Dataset entries:
Content starts

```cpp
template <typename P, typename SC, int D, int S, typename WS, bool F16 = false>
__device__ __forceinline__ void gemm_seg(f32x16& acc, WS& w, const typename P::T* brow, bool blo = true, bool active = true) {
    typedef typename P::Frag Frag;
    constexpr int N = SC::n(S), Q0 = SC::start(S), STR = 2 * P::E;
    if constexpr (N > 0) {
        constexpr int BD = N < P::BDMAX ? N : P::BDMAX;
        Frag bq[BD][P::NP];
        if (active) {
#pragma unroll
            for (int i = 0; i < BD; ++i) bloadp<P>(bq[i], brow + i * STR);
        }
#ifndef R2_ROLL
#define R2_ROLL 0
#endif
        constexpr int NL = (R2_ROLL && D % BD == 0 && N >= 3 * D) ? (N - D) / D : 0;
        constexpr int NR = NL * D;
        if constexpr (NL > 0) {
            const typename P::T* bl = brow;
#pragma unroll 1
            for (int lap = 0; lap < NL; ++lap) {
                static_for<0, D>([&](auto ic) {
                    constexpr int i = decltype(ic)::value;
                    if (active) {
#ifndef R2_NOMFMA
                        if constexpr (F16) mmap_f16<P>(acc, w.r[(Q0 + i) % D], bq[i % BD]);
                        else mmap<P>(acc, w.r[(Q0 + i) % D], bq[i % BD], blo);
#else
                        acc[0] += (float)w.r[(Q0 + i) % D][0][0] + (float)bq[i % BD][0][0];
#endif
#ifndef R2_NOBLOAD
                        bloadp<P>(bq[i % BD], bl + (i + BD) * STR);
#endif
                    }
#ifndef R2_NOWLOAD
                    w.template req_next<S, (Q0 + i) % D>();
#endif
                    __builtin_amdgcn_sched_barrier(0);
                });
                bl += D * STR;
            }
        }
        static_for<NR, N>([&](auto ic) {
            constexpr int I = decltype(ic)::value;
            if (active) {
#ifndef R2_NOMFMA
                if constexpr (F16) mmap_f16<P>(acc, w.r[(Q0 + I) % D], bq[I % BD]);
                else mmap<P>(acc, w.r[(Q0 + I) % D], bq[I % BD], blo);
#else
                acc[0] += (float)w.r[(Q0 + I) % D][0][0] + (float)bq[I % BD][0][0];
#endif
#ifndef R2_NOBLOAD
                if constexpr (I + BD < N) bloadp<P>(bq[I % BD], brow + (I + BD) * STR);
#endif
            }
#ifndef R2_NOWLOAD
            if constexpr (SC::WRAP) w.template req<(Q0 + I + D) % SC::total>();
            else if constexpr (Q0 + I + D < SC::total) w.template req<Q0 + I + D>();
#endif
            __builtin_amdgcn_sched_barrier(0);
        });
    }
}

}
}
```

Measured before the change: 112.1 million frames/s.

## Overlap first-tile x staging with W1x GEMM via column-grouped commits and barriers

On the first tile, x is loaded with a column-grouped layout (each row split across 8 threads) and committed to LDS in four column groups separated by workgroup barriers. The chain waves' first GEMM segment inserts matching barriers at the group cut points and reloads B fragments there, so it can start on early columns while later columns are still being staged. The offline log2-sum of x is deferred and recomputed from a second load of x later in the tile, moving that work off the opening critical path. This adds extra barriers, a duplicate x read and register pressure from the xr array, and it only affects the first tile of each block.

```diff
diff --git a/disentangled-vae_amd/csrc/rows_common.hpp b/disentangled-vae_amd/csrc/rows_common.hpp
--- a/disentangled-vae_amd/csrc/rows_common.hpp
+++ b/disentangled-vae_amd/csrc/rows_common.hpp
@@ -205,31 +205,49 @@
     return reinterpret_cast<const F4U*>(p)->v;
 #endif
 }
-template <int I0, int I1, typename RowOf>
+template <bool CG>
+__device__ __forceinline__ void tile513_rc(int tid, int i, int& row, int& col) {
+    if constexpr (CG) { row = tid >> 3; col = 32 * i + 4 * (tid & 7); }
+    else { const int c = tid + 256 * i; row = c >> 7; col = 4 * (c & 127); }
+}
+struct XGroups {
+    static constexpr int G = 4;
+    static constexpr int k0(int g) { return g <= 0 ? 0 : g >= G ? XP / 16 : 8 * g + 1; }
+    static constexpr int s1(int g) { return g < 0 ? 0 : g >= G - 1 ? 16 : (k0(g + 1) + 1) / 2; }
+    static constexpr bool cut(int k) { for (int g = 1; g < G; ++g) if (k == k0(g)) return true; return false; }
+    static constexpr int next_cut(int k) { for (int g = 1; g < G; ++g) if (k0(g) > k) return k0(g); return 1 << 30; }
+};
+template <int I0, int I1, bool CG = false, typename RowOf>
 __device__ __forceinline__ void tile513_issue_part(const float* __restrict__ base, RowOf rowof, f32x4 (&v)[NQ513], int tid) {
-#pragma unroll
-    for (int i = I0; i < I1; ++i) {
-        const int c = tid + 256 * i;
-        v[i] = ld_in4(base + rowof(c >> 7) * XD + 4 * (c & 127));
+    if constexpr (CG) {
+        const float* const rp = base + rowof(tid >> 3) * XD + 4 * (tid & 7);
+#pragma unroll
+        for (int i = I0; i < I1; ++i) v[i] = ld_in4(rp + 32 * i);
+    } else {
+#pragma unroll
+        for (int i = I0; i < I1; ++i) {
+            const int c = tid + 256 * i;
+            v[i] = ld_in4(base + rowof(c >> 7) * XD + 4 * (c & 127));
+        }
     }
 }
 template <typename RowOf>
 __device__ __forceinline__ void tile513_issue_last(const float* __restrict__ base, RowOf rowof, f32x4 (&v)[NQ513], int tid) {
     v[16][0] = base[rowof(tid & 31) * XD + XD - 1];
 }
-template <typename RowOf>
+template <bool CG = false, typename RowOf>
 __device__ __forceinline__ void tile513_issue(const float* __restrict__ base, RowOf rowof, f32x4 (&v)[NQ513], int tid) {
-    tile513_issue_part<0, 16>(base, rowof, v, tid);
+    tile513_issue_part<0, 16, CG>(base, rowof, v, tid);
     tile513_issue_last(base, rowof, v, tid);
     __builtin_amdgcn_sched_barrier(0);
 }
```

Content ends

• **Brief**
Across the records above, show each line containing the word "brow".

• **Result**
__device__ __forceinline__ void gemm_seg(f32x16& acc, WS& w, const typename P::T* brow, bool blo = true, bool active = true) {
            for (int i = 0; i < BD; ++i) bloadp<P>(bq[i], brow + i * STR);
            const typename P::T* bl = brow;
                if constexpr (I + BD < N) bloadp<P>(bq[I % BD], brow + (I + BD) * STR);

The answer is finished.